Office for Cooperation with Civil Society

Office overview
- Formed: 23 April 2010
- Jurisdiction: Government of Serbia
- Headquarters: Bulevar Mihajla Pupina 2, Belgrade, Serbia
- Office executive: Žarko Stepanović, Director;
- Website: www.civilnodrustvo.gov.rs

= Office for Cooperation with Civil Society =

The Office for Cooperation with Civil Society of the Republic of Serbia (Канцеларија за сарадњу с цивилним друштвом / Kancelarija za saradnju sa civilnim društvom) is a cooperation body of the Government of Serbia. It was constituted on 23 April 2010. According to its mandate, Office should provide the support to the CSOs in the process of the defining and implementing legislative procedures altogether with public policies, and thereby contributing to a positive pressure on the governmental institutions.

The Serbian government abolished the Office for Cooperation with the Civil Society in 2020, which has existed for the last 10 years as a government service with a coordinating role in ensuring cooperation between the civil sector and all parts of the public sector. This decision has alerted Serbian CSOs who were already conscious of the civil society environment. The scope of work of the former Office for Cooperation with the Civil Society now falls under the Ministry of Human and Minority Rights and Social Dialogue. The fact that relations with civil society are placed under one ministry puts in question the space for constructive cooperation, raises concerns of the transparency of budget allocations and narrows citizens’ participation.

==Organization and jurisdiction==
The director used to be in charge of the Office, and is appointed by the Government of Serbia.
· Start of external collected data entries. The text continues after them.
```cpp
__host__ __device__ inline bool provided_kpt_valid(const ProvidedKpt& k, int firstOctave, int nOct, int L, int W, int H) {
    int o = k.octave & 255;
    o = o < 128 ? o : (-128 | o);
    const int layer = (k.octave >> 8) & 255;
    const float big = 3.402823466e+38f;
    return o >= firstOctave && o <= firstOctave + nOct - 1 && layer <= L + 2 &&
           (k.x < 0 ? -k.x : k.x) <= big && (k.y < 0 ? -k.y : k.y) <= big && k.size <= big && k.size > 0.f &&
           k.angle >= 0.f && k.angle <= 360.f && k.x >= -(float)W && k.x <= 2.f * (float)W && k.y >= -(float)H &&
           k.y <= 2.f * (float)H;
}

void launch_provided_jobs(const PyrDesc& pyr, const ProvidedKpt* kpts, int n, int W, int H, Counters* ctr,
                          unsigned* zero_range, DescJob* jobs, float* kpts3, float* feats4, hipStream_t s);
constexpr int kStageWg = 64;
constexpr int kGroupCopyWg = 512;
void launch_copy_rows(const void* src, size_t spitch, void* dst, size_t dpitch, size_t rowB, int rows, int wgs,
                      hipStream_t s, unsigned* flag = nullptr, unsigned flag_val = 0);
void launch_bucket_rank(const PyrDesc& pyr, const OriKpt* kpts, unsigned* bcount, const unsigned* boff,
                        const int* order, const Counters* ctr, DescJob* jobs, float* kpts3, float* feats4,
                        const KeypointParams& kp, const Frames& fr, hipStream_t s);
struct Sidecar {
    int8_t* codes;
    int* keys;
};
constexpr int kHostReqShift = 16;
struct HostOut {
    char* const* tab;
    const float* k3;
    const float* f4;
    unsigned cap;
};
void launch_descriptor(const DescJob* jobs, const Counters* ctr, const unsigned* range_keys, uint16_t* desc,
                       Sidecar side, Counters* host_ctr, HostOut host, const KeypointParams& kp, const Frames& fr,
                       hipStream_t s);

__device__ __forceinline__ unsigned range_key(float f) {
    const unsigned u = __float_as_uint(f);
    return u & 0x80000000u ? ~u : u | 0x80000000u;
}
__device__ __forceinline__ float decode_range_key(unsigned u) {
    return __uint_as_float(u & 0x80000000u ? u & 0x7fffffffu : ~u);
}

void set_last_error(const std::string& msg);

void upload_exp_table(const float* tab64);
void upload_desc_exp_table(const float* tab64);

}
```

Baseline: 30140 Mpix/s.

## Add streaming column-strip blur kernel with register ring for radius-9 blurs

Adds a new Gaussian blur path in which each wave walks down a vertical strip of columns, doing the horizontal pass through a per-wave LDS row and keeping the last 2R+1 horizontal results in a register ring for the vertical pass. This replaces the 2D tile kernel, and its halo re-reads between tiles, for large batched blurs. Default selection enables it only for radius 9 without a decimated output. Segment overlap still re-reads 2R rows per segment, and register pressure from the ring may limit occupancy.

```diff
diff --git a/another-cuda-sift_amd/csrc/pyramid.hip b/another-cuda-sift_amd/csrc/pyramid.hip
--- a/another-cuda-sift_amd/csrc/pyramid.hip
+++ b/another-cuda-sift_amd/csrc/pyramid.hip
@@ -2,6 +2,7 @@
 #include <cstring>
 #include <utility>
 
+#include "sift_blur_plan.h"
 #include "sift_kernels.h"
 #include "sift_math.h"
 
@@ -164,6 +165,7 @@
     int spitch, W, H, dpitch, tilesX, ntiles;
     int nf;
     long sfs, dfs;
+    int sStrips, sSegRows, sNseg, sWaves, sBlocks;
     Taps taps;
 };
 
@@ -474,10 +476,194 @@
     }
 }
 
-template <int R, typename T, int NW>
+template <int R, int CPL>
+struct StreamGeom {
+    static constexpr int RING = 2 * R + 1;
+    static constexpr int SW = 64 * CPL;
+    static constexpr int ORG = (R + CPL - 1) / CPL * CPL;
+    static constexpr int SS = ORG - R;
+    static constexpr int NV = (SS + 2 * R + CPL + CPL - 1) / CPL;
+    static constexpr int LW = CPL * (63 + NV);
+    static constexpr int AHEAD = 3;
+    static constexpr int XTRA = RING % AHEAD, NSLOT = AHEAD + XTRA;
+    static constexpr int slot(int u) { return u < RING - XTRA ? u % AHEAD : AHEAD + (u - (RING - XTRA)); }
+    static_assert(ORG + SW + R <= LW, "right halo inside the LDS row");
+    static_assert(AHEAD <= RING && 2 * R <= 64, "prologue and halo lanes");
+};
+template <int R>
+constexpr int blur_stream_lds_floats() {
+    return kStreamWavesPerWg * StreamGeom<R, blur_stream_cpl(R)>::LW;
+}
+
+template <int R, int CPL, bool FULL>
+__device__ __forceinline__ void blur_stream_wave_rows(const BlurJob& J, const BlurStreamWave& sw, float* __restrict__ row) {
+    using G = StreamGeom<R, CPL>;
+    constexpr int RING = G::RING, SW = G::SW, ORG = G::ORG, SS = G::SS, NV = G::NV, H2 = CPL / 2;
+    constexpr bool fullStrip = FULL;
+    typedef float fvec __attribute__((ext_vector_type(CPL)));
+    typedef unsigned uvec __attribute__((ext_vector_type(CPL)));
+    const int lane = threadIdx.x & 63;
+    const float* __restrict__ src = fptr(static_cast<const float*>(J.src), sw.frame * J.sfs);
+    float* __restrict__ dst = fptr(J.dst, sw.frame * J.dfs);
+    const int W = J.W, H = J.H;
+    const Taps& taps = J.taps;
+    const int xs = sw.strip * SW, c0 = xs + CPL * lane;
+
+    const __amdgpu_buffer_rsrc_t srs = __builtin_amdgcn_make_buffer_rsrc(
+        const_cast<float*>(src), 0, (int)min((long)J.spitch * H * 4, 0x7fffffffL), 0x00020000);
+    const __amdgpu_buffer_rsrc_t drs =
+        __builtin_amdgcn_make_buffer_rsrc(dst, 0, (int)min((long)J.dpitch * H * 4, 0x7fffffffL), 0x00020000);
+    auto colB = [&](int c) { return (unsigned)min(max(stream_reflect(c, W), 0), W - 1) * 4u; };
+    unsigned offm[CPL], offd[CPL];
+#pragma unroll
+    for (int c = 0; c < CPL; c++) {
+        offm[c] = colB(c0 + c);
+        offd[c] = c0 + c < W ? (unsigned)(c0 + c) * 4u : 0x80000000u;
+    }
+    const int hl = min(lane, 2 * R - 1);
+    const unsigned offh = colB(hl < R ? xs - R + hl : xs + SW + hl - R);
+    float* const hrow = row + (hl < R ? SS + hl : ORG + SW + hl - R);
+    const int y0 = sw.y0, total = sw.y1 - sw.y0 + 2 * R;
+
+    struct Raw {
+        fvec v;
+        float e;
+    };
+    auto load = [&](int j, Raw& r) {
+        const int soff = stream_input_row(y0, R, min(j, total - 1), H) * J.spitch * 4;
+        if constexpr (fullStrip) {
+            if constexpr (CPL == 4)
+                r.v = __builtin_bit_cast(fvec, __builtin_amdgcn_raw_buffer_load_b128(srs, offm[0], soff, 0));
+            else
+                r.v = __builtin_bit_cast(fvec, __builtin_amdgcn_raw_buffer_load_b64(srs, offm[0], soff, 0));
+        } else {
+#pragma unroll
+            for (int c = 0; c < CPL; c++)
+                r.v[c] = __builtin_bit_cast(float, __builtin_amdgcn_raw_buffer_load_b32(srs, offm[c], soff, 0));
+        }
+        r.e = __builtin_bit_cast(float, __builtin_amdgcn_raw_buffer_load_b32(srs, offh, soff, 0));
+    };
+    const bool hasDec = J.dec.p != nullptr;
+    __amdgpu_buffer_rsrc_t ers = drs;
+    unsigned offe[H2];
+#pragma unroll
+    for (int h = 0; h < H2; h++) offe[h] = 0x80000000u;
+    if (hasDec) {
+        ers = __builtin_amdgcn_make_buffer_rsrc(fptr(J.dec.p, sw.frame * J.dfs), 0,
+                                                (int)min((long)J.dec.pitch * J.dec.H * 4, 0x7fffffffL), 0x00020000);
+#pragma unroll
+        for (int h = 0; h < H2; h++)
+            if (c0 + 2 * h < W && c0 / 2 + h < J.dec.W) offe[h] = (unsigned)(c0 / 2 + h) * 4u;
+    }
+
+    Raw raw[G::NSLOT];
+    f32x2 ring[RING][H2];
+#pragma unroll
+    for (int u = 0; u < G::AHEAD; u++) load(u, raw[G::slot(u)]);
+    for (int jb = 0; jb < total; jb += RING) {
+#pragma unroll
+        for (int u = 0; u < RING; u++) {
+            const int j = jb + u;
+            *reinterpret_cast<fvec*>(row + ORG + CPL * lane) = raw[G::slot(u)].v;
+            if (lane < 2 * R) *hrow = raw[G::slot(u)].e;
+            load(j + G::AHEAD, raw[G::slot((u + G::AHEAD) % RING)]);
+            __builtin_amdgcn_fence(__ATOMIC_ACQ_REL, "wavefront");
+            __builtin_amdgcn_wave_barrier();
+            float win[CPL * NV];
+            const fvec* p = reinterpret_cast<const fvec*>(row + CPL * lane);
+#pragma unroll
+            for (int v = 0; v < NV; v++) {
+                fvec f = p[v];
+                __asm__ volatile("" : "+v"(f));
+#pragma unroll
+                for (int c = 0; c < CPL; c++) win[CPL * v + c] = f[c];
+            }
+            __builtin_amdgcn_fence(__ATOMIC_ACQ_REL, "wavefront");
+            __builtin_amdgcn_wave_barrier();
+            constexpr int NP = CPL * NV / 2;
+            f32x2 pe[NP], po[NP - 1];
+#pragma unroll
+            for (int i = 0; i < NP; i++) pe[i] = (f32x2){win[2 * i], win[2 * i + 1]};
+#pragma unroll
+            for (int i = 0; i < NP - 1; i++) po[i] = pk_mov_hi_lo(pe[i], pe[i + 1]);
+            auto pr = [&](int i) -> f32x2 {
+                i += SS;
+                return (i & 1) ? po[i >> 1] : pe[i >> 1];
+            };
+            f32x2 acc[H2];
+#pragma unroll
+            for (int h = 0; h < H2; h++) acc[h] = (f32x2){0.f, 0.f};
+#pragma unroll
+            for (int k = 0; k <= 2 * R; k++)
+#pragma unroll
+                for (int h = 0; h < H2; h++) acc[h] = __builtin_elementwise_fma(pr(2 * h + k), (f32x2)taps.w[k], acc[h]);
+#pragma unroll
+            for (int h = 0; h < H2; h++) ring[u][h] = acc[h];
+            if (j >= 2 * R && j < total) {
+                const int y = y0 + j - 2 * R;
+                const int ctr = (u + R + 1) % RING;
+                f32x2 o[H2];
+#pragma unroll
+                for (int h = 0; h < H2; h++)
+                    o[h] = __builtin_elementwise_fma(ring[ctr][h], (f32x2)taps.w[R], (f32x2){0.f, 0.f});
+#pragma unroll
+                for (int k = 1; k <= R; k++)
+#pragma unroll
+                    for (int h = 0; h < H2; h++)
+                        o[h] = __builtin_elementwise_fma(ring[(ctr + k) % RING][h] + ring[(ctr + RING - k) % RING][h],
+                                                         (f32x2)taps.w[R + k], o[h]);
+                const int doff = y * J.dpitch * 4;
+                if constexpr (fullStrip) {
+                    if constexpr (CPL == 4)
+                        __builtin_amdgcn_raw_buffer_store_b128(
+                            __builtin_bit_cast(uvec, __builtin_shufflevector(o[0], o[H2 - 1], 0, 1, 2, 3)), drs, offd[0],
+                            doff, 0);
+                    else
+                        __builtin_amdgcn_raw_buffer_store_b64(__builtin_bit_cast(uvec, o[0]), drs, offd[0], doff, 0);
+                } else {
+#pragma unroll
+                    for (int h = 0; h < H2; h++) {
+                        const float lo = o[h][0], hi = o[h][1];
+                        __builtin_amdgcn_raw_buffer_store_b32(__builtin_bit_cast(unsigned, lo), drs, offd[2 * h], doff, 0);
+                        __builtin_amdgcn_raw_buffer_store_b32(__builtin_bit_cast(unsigned, hi), drs, offd[2 * h + 1], doff, 0);
+                    }
+                }
+                if (hasDec && (y & 1) == 0 && (y >> 1) < J.dec.H) {
+                    const int eoff = (y >> 1) * J.dec.pitch * 4;
+#pragma unroll
+                    for (int h = 0; h < H2; h++) {
+                        const float lo = o[h][0];
+                        __builtin_amdgcn_raw_buffer_store_b32(__builtin_bit_cast(unsigned, lo), ers, offe[h], eoff, 0);
+                    }
+                }
+            }
+        }
+    }
+}
+
+template <int R, int CPL>
+__device__ __forceinline__ void blur_stream(const BlurJob& J, int blk, float* __restrict__ lds) {
+    using G = StreamGeom<R, CPL>;
+    const int wave = __builtin_amdgcn_readfirstlane(threadIdx.x >> 6);
+    const int wid = xcd_tile(blk, J.sBlocks) * kStreamWavesPerWg + wave;
+    if (wid >= J.sWaves) return;
+    const BlurStreamWave sw = blur_stream_wave(wid, J.sStrips, J.sSegRows, J.sNseg, J.H);
+    float* const row = lds + wave * G::LW;
+    if (sw.strip * G::SW + G::SW <= J.W)
+        blur_stream_wave_rows<R, CPL, true>(J, sw, row);
+    else
+        blur_stream_wave_rows<R, CPL, false>(J, sw, row);
+}
+
+template <int R, typename T, int NW, bool STREAM = false>
 __global__ __launch_bounds__(64 * NW) void k_blur(BlurJob J) {
-    __shared__ __attribute__((aligned(16))) float in[blur_lds_floats<R>()];
-    blur_tile<R, T, NW>(J, blockIdx.x, in);
+    if constexpr (STREAM) {
+        __shared__ __attribute__((aligned(16))) float rows[blur_stream_lds_floats<R>()];
+        blur_stream<R, blur_stream_cpl(R)>(J, blockIdx.x, rows);
+    } else {
+        __shared__ __attribute__((aligned(16))) float in[blur_lds_floats<R>()];
+        blur_tile<R, T, NW>(J, blockIdx.x, in);
+    }
 }
 
 template <int RA, int RB, int NW>
@@ -509,13 +695,41 @@
     j.tilesX = (W + BLUR_TW - 1) / BLUR_TW;
     j.ntiles = j.tilesX * ((H + BLUR_TH - 1) / BLUR_TH);
     j.taps = taps;
+    j.sStrips = j.sSegRows = j.sNseg = j.sWaves = j.sBlocks = 0;
     return j;
 }
 
+static int g_streamMode = -1, g_streamSegRows = 0;
+void blur_stream_override(int mode, int segRows) {
+    g_streamMode = mode;
+    g_streamSegRows = segRows;
+}
+static bool plan_stream(BlurJob& j) {
+    if (g_streamMode == 0 || j.range_keys || j.zero_ctr) return false;
+    if (g_streamMode < 0 && !blur_stream_wins(j.taps.n >> 1, j.dec.p != nullptr)) return false;
+    const auto al = [](const void* p) { return (reinterpret_cast<uintptr_t>(p) & 15) == 0; };
+    if (!al(j.src) || !al(j.dst) || (j.spitch & 3) || (j.dpitch & 3) || (j.sfs & 15) || (j.dfs & 15)) return false;
+    const BlurStreamPlan p = blur_stream_plan(j.W, j.H, j.taps.n >> 1, j.nf, g_streamSegRows);
+    if (!p.stream) return false;
+    j.sStrips = p.strips;
+    j.sSegRows = p.segRows;
+    j.sNseg = p.nseg;
+    j.sWaves = p.waves;
+    j.sBlocks = p.blocks;
+    return true;
+}
+
 using BlurLaunch = void (*)(const BlurJob&, hipStream_t);
 
 template <int R>
-void blur_launch_r(const BlurJob& j, hipStream_t s) {
+void blur_launch_r(const BlurJob& job, hipStream_t s) {
+    BlurJob j = job;
+    if constexpr (R >= kStreamRmin && R <= kStreamRmax) {
+        if (plan_stream(j)) {
+            hipLaunchKernelGGL((k_blur<R, float, 4, true>), dim3(j.sBlocks), dim3(256), 0, s, j);
+            return;
+        }
+    }
     const int tiles = j.ntiles * j.nf;
     if (blur_waves(tiles) == 4)
         hipLaunchKernelGGL((k_blur<R, float, 4>), dim3(tiles), dim3(256), 0, s, j);
diff --git a/another-cuda-sift_amd/csrc/sift_blur_plan.h b/another-cuda-sift_amd/csrc/sift_blur_plan.h
--- /dev/null
+++ b/another-cuda-sift_amd/csrc/sift_blur_plan.h
@@ -0,0 +1,80 @@
+#pragma once
+
+namespace sift_amd {
+
+constexpr int kStreamRmin = 5, kStreamRmax = 14;
+constexpr int kStreamBigTiles = 2048;
+constexpr int kStreamWavesPerWg = 4;
+constexpr int kStreamCus = 256;
+
+constexpr int blur_stream_cpl(int R) { return R <= kStreamRmax ? 4 : 2; }
+
+constexpr bool blur_stream_wins(int R, bool dec) { return R == 9 && !dec; }
+
+struct BlurStreamPlan {
+    int stream;
+    int cpl;
+    int strips;
+    int segRows;
+    int nseg;
+    int waves;
+    int blocks;
+};
+
+#if defined(__HIPCC__) || defined(__CUDACC__)
+#define SIFT_PLAN_HD __host__ __device__
+#else
+#define SIFT_PLAN_HD
+#endif
+
+SIFT_PLAN_HD inline int stream_reflect(int p, int len) {
+    return p < 0 ? -p : (p >= len ? 2 * len - 2 - p : p);
+}
+SIFT_PLAN_HD inline int stream_input_row(int y0, int R, int j, int H) { return stream_reflect(y0 - R + j, H); }
+
+constexpr int blur_stream_min_w(int cpl) { return 64 * cpl; }
+constexpr int blur_stream_min_h(int R) { return 2 * R + 1; }
+
+inline BlurStreamPlan blur_stream_plan(int W, int H, int R, int nf, int segRowsWanted = 0) {
+    BlurStreamPlan p{};
+    if (R < kStreamRmin || R > kStreamRmax || nf < 1) return p;
+    const int cpl = blur_stream_cpl(R);
+    if (W < blur_stream_min_w(cpl) || H < blur_stream_min_h(R)) return p;
+    const long tiles = (long)((W + 63) / 64) * ((H + 63) / 64) * nf;
+    if (tiles < kStreamBigTiles) return p;
+    const int strips = (W + 64 * cpl - 1) / (64 * cpl);
+    int segRows = segRowsWanted;
+    if (segRows <= 0) {
+        const long perSeg = (long)nf * strips;
+        long nseg = (2L * kStreamCus * kStreamWavesPerWg) / perSeg;
+        if (nseg < 1) nseg = 1;
+        segRows = (int)((H + nseg - 1) / nseg);
+        if (segRows < 4 * R) segRows = 4 * R;
+        const int ring = 2 * R + 1;
+        segRows = (segRows - 1 + ring - 1) / ring * ring + 1;
+    }
+    if (segRows > H) segRows = H;
+    p.stream = 1;
+    p.cpl = cpl;
+    p.strips = strips;
+    p.segRows = segRows;
+    p.nseg = (H + segRows - 1) / segRows;
+    p.waves = nf * p.nseg * strips;
+    p.blocks = (p.waves + kStreamWavesPerWg - 1) / kStreamWavesPerWg;
+    return p;
+}
+
+struct BlurStreamWave {
+    int frame, strip, y0, y1;
+};
+SIFT_PLAN_HD inline BlurStreamWave blur_stream_wave(int w, int strips, int segRows, int nseg, int H) {
+    const int strip = w % strips, r = w / strips, seg = r % nseg;
+    BlurStreamWave o;
+    o.frame = r / nseg;
+    o.y0 = seg * segRows;
+    o.y1 = o.y0 + segRows < H ? o.y0 + segRows : H;
+    o.strip = strip;
+    return o;
+}
+
+}
diff --git a/another-cuda-sift_amd/csrc/sift_kernels.h b/another-cuda-sift_amd/csrc/sift_kernels.h
--- a/another-cuda-sift_amd/csrc/sift_kernels.h
+++ b/another-cuda-sift_amd/csrc/sift_kernels.h
@@ -73,6 +73,7 @@
 void launch_blur(const float* src, int spitch, int W, int H, float* dst, int dpitch, const DecOut& dec,
                  const Taps& taps, const Frames& fr, long sfs, hipStream_t s, unsigned* range_keys = nullptr,
                  Counters* zero_ctr = nullptr);
+void blur_stream_override(int mode, int segRows);
 struct HeadNode {
     hipKernelNodeParams p;
     alignas(16) unsigned char args[512];
```

Result: faster. 30640 Mpix/s (median of 5 runs) (+1.7%).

The mandate of the director was 5 years.

The jurisdiction of the Office was established by its statute:

- Initiating dialogue with civil society on matters of mutual interest;
- Participating in the drafting and implementation of strategic documents pertaining to creating an enabling environment conducive to civil society development;
- Initiating the adoption of regulations and other general legal instruments governing the status of associations and other civil society organizations, as the foundation for building a society based on democracy, inclusion and solidarity;
- Participating in the drafting of consolidated reports to the Government on the expenditure of funds that have been provided and paid to associations and other civil society organizations from the Republic of Serbia Budget in support of their programme activities;
- Organizing round-table discussions and conferences;
- Issuing publications and undertaking other measures and activities aimed at upgrading the capacities and raising the sustainability of associations’ and other civil society organizations’ operation and actions;
- Collecting and disseminating information relevant to associations’ and other civil society organizations’ operation;
- Conducting technical affairs pertaining to cooperation and exchange of experiences with similar governmental institutions in the region, European Union member states and the world;
- Cooperating with competent authorities in the conduct of affairs pertaining to the programming and management of European Union pre-accession and other funds for the support to civil society;
- Drafting of the preparation of acts which government supervises, directs and coordinates the activities of the ministries and special organizations that are related to issues of civil society and government cooperation with civil society;
- Conducting of other responsibilities within the civil society framework delegated by Serbian Government.